+constexpr uint32_t HANDBACK_SIMDS = 1024;
+constexpr uint32_t HANDBACK_VGPRS_PER_SIMD = 512;
+constexpr uint32_t HANDBACK_VGPRS_BAND = 256;
+constexpr uint32_t HANDBACK_VGPRS_REMAINDER = 48;
+constexpr int HANDBACK_TAIL_G = 8;
+constexpr uint32_t HANDBACK_VGPRS_TAIL = HANDBACK_TAIL_G == 4 ? 144 : 96;
+constexpr uint32_t HANDBACK_TAIL_WAVES_PER_SIMD = (HANDBACK_VGPRS_PER_SIMD - HANDBACK_VGPRS_BAND - HANDBACK_VGPRS_REMAINDER) / HANDBACK_VGPRS_TAIL;
+static_assert(HANDBACK_TAIL_G == 4 || HANDBACK_TAIL_G == 8, "the register counts above are those of <4,38> and <8,19>");
+static_assert(HANDBACK_TAIL_WAVES_PER_SIMD >= 1 &&
+                  HANDBACK_TAIL_WAVES_PER_SIMD * HANDBACK_VGPRS_TAIL + HANDBACK_VGPRS_BAND + HANDBACK_VGPRS_REMAINDER <= HANDBACK_VGPRS_PER_SIMD,
+              "the second tier's blocks must find registers beside the tail slice");
+constexpr uint32_t HANDBACK_WAVE_READS = 2 * 64 / 4;
+constexpr uint32_t HANDBACK_TAIL_MAX_READS = HANDBACK_TAIL_WAVES_PER_SIMD * HANDBACK_SIMDS * (2 * 64 / HANDBACK_TAIL_G);
+constexpr uint32_t HANDBACK_TAIL_READS = HANDBACK_SIMDS * (2 * 64 / HANDBACK_TAIL_G);
+static_assert(HANDBACK_TAIL_READS <= HANDBACK_TAIL_MAX_READS, "the tail's bound from the register file");
+constexpr uint32_t HANDBACK_HEAD_READS = 0;
+constexpr uint32_t HANDBACK_ROUND_READS = 3 * HANDBACK_SIMDS * HANDBACK_WAVE_READS;
+constexpr uint32_t HANDBACK_SLICE_MIN_CLASS = 1u << 21;
+constexpr uint32_t HANDBACK_TINY_TAIL_READS = 128, HANDBACK_TINY_HEAD_READS = 128, HANDBACK_TINY_HEAD_MIN = 1;
+
+struct ItemRange {
+    uint32_t first, end;
+};
+struct HandbackSlices {
+    ItemRange shared, head, tail;
+};
+struct HandbackSliceRule {
+    uint32_t keep;
+    uint32_t tail_reads, tail_min;
+    uint32_t head_reads, head_min;
+    constexpr bool head() const { return head_reads != 0; }
+    constexpr bool tail() const { return tail_reads != 0; }
+};
+constexpr HandbackSliceRule handback_slice_rule(bool coscheduled, bool own_stream, uint32_t class_reads, bool no_slices, bool tiny) {
+    if (!coscheduled || !own_stream || no_slices) return HandbackSliceRule{0u, 0u, 0u, 0u, 0u};
+    if (tiny) return HandbackSliceRule{0u, HANDBACK_TINY_TAIL_READS, HANDBACK_TINY_TAIL_READS, HANDBACK_TINY_HEAD_READS, HANDBACK_TINY_HEAD_MIN};
+    if (class_reads < HANDBACK_SLICE_MIN_CLASS) return HandbackSliceRule{0u, 0u, 0u, 0u, 0u};
+    return HandbackSliceRule{HANDBACK_ROUND_READS, HANDBACK_TAIL_READS, HANDBACK_TAIL_READS, HANDBACK_HEAD_READS, HANDBACK_HEAD_READS};
 }
+constexpr HandbackSlices handback_slices(uint32_t n0, const HandbackSliceRule& r) {
+    uint32_t avail = n0 > r.keep ? n0 - r.keep : 0u;
+    const uint32_t tail = (r.tail_reads && avail >= r.tail_min) ? (avail < r.tail_reads ? avail : r.tail_reads) : 0u;
+    avail -= tail;
+    const uint32_t head = (r.head_reads && avail >= r.head_min) ? (avail < r.head_reads ? avail : r.head_reads) : 0u;
+    const uint32_t s = n0 - tail - head;
+    return HandbackSlices{{0u, s}, {s, s + head}, {s + head, n0}};
+}
+constexpr int HANDBACK_BOUND_WORDS = 2;
+
+}
diff --git a/zoe_amd/csrc/zsw_handback_split.hip b/zoe_amd/csrc/zsw_handback_split.hip
--- /dev/null
+++ b/zoe_amd/csrc/zsw_handback_split.hip
@@ -0,0 +1,27 @@
+#include <hip/hip_runtime.h>
+
+#include "zsw_handback.hpp"
+#include "zsw_score_seed.hpp"
+
+namespace zsw {
+
+namespace {
+
+__global__ void handback_split_kernel(const uint32_t* count, uint32_t* n0, uint32_t* bounds, HandbackSliceRule rule) {
+    const uint32_t n = *count;
+    *n0 = n;
+    if (bounds) {
+        const HandbackSlices s = handback_slices(n, rule);
+        bounds[0] = s.shared.end;
+        bounds[1] = s.head.end;
+    }
+}
+
+}
+
+hipError_t launch_handback_split(const uint32_t* count, uint32_t* n0, uint32_t* bounds, const HandbackSliceRule& rule, hipStream_t stream) {
+    hipLaunchKernelGGL(handback_split_kernel, dim3(1), dim3(1), 0, stream, count, n0, bounds, rule);
+    return hipGetLastError();
+}
+
+}
diff --git a/zoe_amd/csrc/zsw_internal.hpp b/zoe_amd/csrc/zsw_internal.hpp
--- a/zoe_amd/csrc/zsw_internal.hpp
+++ b/zoe_amd/csrc/zsw_internal.hpp
@@ -71,6 +71,7 @@
     static constexpr int N = 8;
     hipStream_t s[N];
     hipEvent_t fork, join[N];
+    hipEvent_t seeded, shared;
 };
 
 struct ScoreWorkspace {
diff --git a/zoe_amd/csrc/zsw_score.hip b/zoe_amd/csrc/zsw_score.hip
--- a/zoe_amd/csrc/zsw_score.hip
+++ b/zoe_amd/csrc/zsw_score.hip
@@ -226,6 +226,8 @@
     return hipErrorInvalidValue;
 }
 
+hipError_t launch_score_v2_cfg(const ScoreArgsV2& a, int G, int C, int mode, hipStream_t stream) { return launch_table_cfg_v2(a, G, C, mode, stream); }
+
 static bool v2_ok(const ScoringDev& s, uint32_t debug) {
     if (debug & ZSW_DEBUG_SCORE_V1) return false;
     if (s.S > 7) return false;
@@ -600,7 +602,7 @@
 }
 
 static hipError_t seed_items(ScoreDispatch& d, const BatchDev& bb, int g, int cc, uint32_t longest, size_t work_off, uint32_t list_off, uint32_t* counter,
-                             uint32_t band_grid_cap, hipStream_t stream) {
+                             uint32_t band_grid_cap, const SideStreams* slice_streams, hipStream_t stream) {
     const ScoreCall& c = d.call;
     const ScoreWorkspace& ws = c.ws;
     if (!c.use_v2 || !ws.seed || !ws.seed_work || !ws.prune_fail_list || !(ws.debug & ZSW_DEBUG_SCORE_PRUNE) || (ws.debug & ZSW_DEBUG_PRUNE_STRIP))
@@ -620,9 +622,32 @@
     ap.b = bb;
     const RowChunks rc = row_chunks_for(c, longest);
     static_assert(2 + NCLS <= 32, "the n0 words sit 32 behind their counters");
+    static_assert(2 + NCLS <= 32 - HANDBACK_BOUND_WORDS, "the slice bounds take the last words behind the n0 words");
     const SeedRegion region = {ws.seed_work + work_off, work_bytes, ws.prune_fail_list + list_off, counter, counter + 32};
+    HandbackSliceLaunch sl{};
+    sl.rule = handback_slice_rule(true, slice_streams != nullptr && counter == ws.prune_fail_count, bb.n_items, (ws.debug & ZSW_DEBUG_SEED_NO_SLICES) != 0,
+                                  (ws.debug & ZSW_DEBUG_SEED_TINY_SLICES) != 0);
+    const bool slices = sl.rule.head() || sl.rule.tail();
+    ScoreArgsV2 tail_tabs = c.v2;
+    if (slices) {
+        sl.bounds = ws.prune_fail_count + 64 - HANDBACK_BOUND_WORDS;
+        sl.head = slice_streams->s[0];
+        sl.tail = slice_streams->s[1];
+        sl.seeded = slice_streams->seeded;
+        sl.shared = slice_streams->shared;
+        sl.tail_tabs = &ap;
+        sl.tail_G = g;
+        sl.tail_C = cc;
+        for (int k = 0; k < N_ASCENDING_CFGS && HANDBACK_TAIL_G != g && sl.tail_G == g; ++k) {
+            if (kCfgs[k].G != HANDBACK_TAIL_G || (uint32_t)(kCfgs[k].G * kCfgs[k].C) < longest || !build_tables_v2(c.h_sc, kCfgs[k].G, &tail_tabs)) continue;
+            tail_tabs.b = bb;
+            sl.tail_tabs = &tail_tabs;
+            sl.tail_G = kCfgs[k].G;
+            sl.tail_C = kCfgs[k].C;
+        }
+    }
     bool coscheduled = false;
-    pe = launch_score_seeded(ap, g, cc, longest, ws, region, c.mode, band, band_grid_cap, rc.enabled, &coscheduled, stream);
+    pe = launch_score_seeded(ap, g, cc, longest, ws, region, c.mode, band, band_grid_cap, rc.enabled, &coscheduled, slices ? &sl : nullptr, stream);
     if (pe != hipSuccess) return pe;
     if (c.out.skip_handed_back) return hipSuccess;
     ap.b.items = region.fail_list;
@@ -630,6 +655,14 @@
     ap.first_item_dev = coscheduled ? region.n0 : nullptr;
     pe = rc.enabled ? score_handed_back_chunked(c, ap, rc, g, cc, bb.n_items, stream) : score_handed_back_gated(c, ap, g, cc, longest, bb.n_items, stream);
     if (pe != hipSuccess) return pe;
+    if (coscheduled && slices) {
+        for (int i = 0; i < 2; ++i) {
+            if (!(i == 0 ? sl.rule.head() : sl.rule.tail())) continue;
+            pe = hipEventRecord(slice_streams->join[i], slice_streams->s[i]);
+            if (pe == hipSuccess) pe = hipStreamWaitEvent(stream, slice_streams->join[i], 0);
+            if (pe != hipSuccess) return pe;
+        }
+    }
     hipLaunchKernelGGL(add_count_kernel, dim3(1), dim3(1), 0, stream, counter, ws.prune_fail_count + 1);
     return hipGetLastError();
 }
@@ -738,7 +771,7 @@
             const Cfg& cf = kCfgs[kBucketCfg[k]];
             const uint32_t grid_cap = seed_band_class_cap(counts[k], n_seedable);
             e = seed_items(d, class_items(c, starts[k], counts[k]), cf.G, cf.C, caps.cap[k], work_off, starts[k], ws.prune_fail_count + 2 + k, grid_cap,
-                           fork ? side->s[used % SideStreams::N] : stream);
+                           nullptr, fork ? side->s[used % SideStreams::N] : stream);
             if (e == hipSuccess) {
                 ++used;
                 work_off += seed_workspace_bytes(counts[k], caps.cap[k], grid_cap);
@@ -834,7 +867,7 @@
         if (timer) timer->begin(stream);
         e = hipErrorNotSupported;
         int Gs = 0, Cs = 0;
-        if (score_config_for(max_len, &Gs, &Cs)) e = seed_items(d, b, Gs, Cs, max_len, 0, 0, ws.prune_fail_count, SEED_BAND_MAX_GRID, stream);
+        if (score_config_for(max_len, &Gs, &Cs)) e = seed_items(d, b, Gs, Cs, max_len, 0, 0, ws.prune_fail_count, SEED_BAND_MAX_GRID, ws.side, stream);
         const int cls = prune_class_for(max_len);
         if (e == hipErrorNotSupported && cls >= 0) e = prune_items(c, b, cls, b.n_items, stream);
         if (e == hipErrorNotSupported) e = launch_one(c, b, G, C, stream);
diff --git a/zoe_amd/csrc/zsw_score_seed.hip b/zoe_amd/csrc/zsw_score_seed.hip
--- a/zoe_amd/csrc/zsw_score_seed.hip
+++ b/zoe_amd/csrc/zsw_score_seed.hip
@@ -276,8 +276,24 @@
     return (uint64_t)ix.params.maxw * max_len + 8 < limit;
 }
 
+static hipError_t launch_handback_slice(ScoreArgsV2 a, int G, int C, const uint32_t* list, const uint32_t* first, const uint32_t* end, uint32_t most,
+                                        hipEvent_t after, hipStream_t from, hipStream_t side, std::vector<uint32_t>* launch_log) {
+    hipError_t e = hipEventRecord(after, from);
+    if (e == hipSuccess) e = hipStreamWaitEvent(side, after, 0);
+    if (e != hipSuccess) return e;
+    a.b.items = list;
+    a.b.n_items = most;
+    a.n_items_dev = end;
+    a.first_item_dev = first;
+    a.gate_lo = 0;
+    a.gate_hi = 0xffffffffu;
+    note_launch(launch_log, ZSW_LAUNCH_V2, G, C, 0);
+    return launch_score_v2_cfg(a, G, C, 0, side);
+}
+
 hipError_t launch_score_seeded(const ScoreArgsV2& a2, int G, int C, uint32_t max_len, const ScoreWorkspace& ws, const SeedRegion& r, int mode,
-                               const ScoreArgsV2* band_tabs, uint32_t band_grid_cap, bool row_chunks, bool* coscheduled, hipStream_t stream) {
+                               const ScoreArgsV2* band_tabs, uint32_t band_grid_cap, bool row_chunks, bool* coscheduled, const HandbackSliceLaunch* slices,
+                               hipStream_t stream) {
     const uint32_t n = a2.b.n_items;
     const SeedIndex& ix = *ws.seed;
     const uint32_t min_thr = (ws.min_score && ws.min_counts && !a2.out.skip_handed_back) ? min_threshold(a2.rule, ws.min_score) : 0u;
################
(Work task) From the listing above, return the lines starting at the one with "n = *count;" and ending at the one with "const ScoreCall& c = d.call;", both kept, exactly as they appear and nothing more.

(Reply to the exercise)
+    const uint32_t n = *count;
+    *n0 = n;
+    if (bounds) {
+        const HandbackSlices s = handback_slices(n, rule);
+        bounds[0] = s.shared.end;
+        bounds[1] = s.head.end;
+    }
+}
+
+}
+
+hipError_t launch_handback_split(const uint32_t* count, uint32_t* n0, uint32_t* bounds, const HandbackSliceRule& rule, hipStream_t stream) {
+    hipLaunchKernelGGL(handback_split_kernel, dim3(1), dim3(1), 0, stream, count, n0, bounds, rule);
+    return hipGetLastError();
+}
+
+}
diff --git a/zoe_amd/csrc/zsw_internal.hpp b/zoe_amd/csrc/zsw_internal.hpp
--- a/zoe_amd/csrc/zsw_internal.hpp
+++ b/zoe_amd/csrc/zsw_internal.hpp
@@ -71,6 +71,7 @@
     static constexpr int N = 8;
     hipStream_t s[N];
     hipEvent_t fork, join[N];
+    hipEvent_t seeded, shared;
 };
 
 struct ScoreWorkspace {
diff --git a/zoe_amd/csrc/zsw_score.hip b/zoe_amd/csrc/zsw_score.hip
--- a/zoe_amd/csrc/zsw_score.hip
+++ b/zoe_amd/csrc/zsw_score.hip
@@ -226,6 +226,8 @@
     return hipErrorInvalidValue;
 }
 
+hipError_t launch_score_v2_cfg(const ScoreArgsV2& a, int G, int C, int mode, hipStream_t stream) { return launch_table_cfg_v2(a, G, C, mode, stream); }
+
 static bool v2_ok(const ScoringDev& s, uint32_t debug) {
     if (debug & ZSW_DEBUG_SCORE_V1) return false;
     if (s.S > 7) return false;
@@ -600,7 +602,7 @@
 }
 
 static hipError_t seed_items(ScoreDispatch& d, const BatchDev& bb, int g, int cc, uint32_t longest, size_t work_off, uint32_t list_off, uint32_t* counter,
-                             uint32_t band_grid_cap, hipStream_t stream) {
+                             uint32_t band_grid_cap, const SideStreams* slice_streams, hipStream_t stream) {
     const ScoreCall& c = d.call;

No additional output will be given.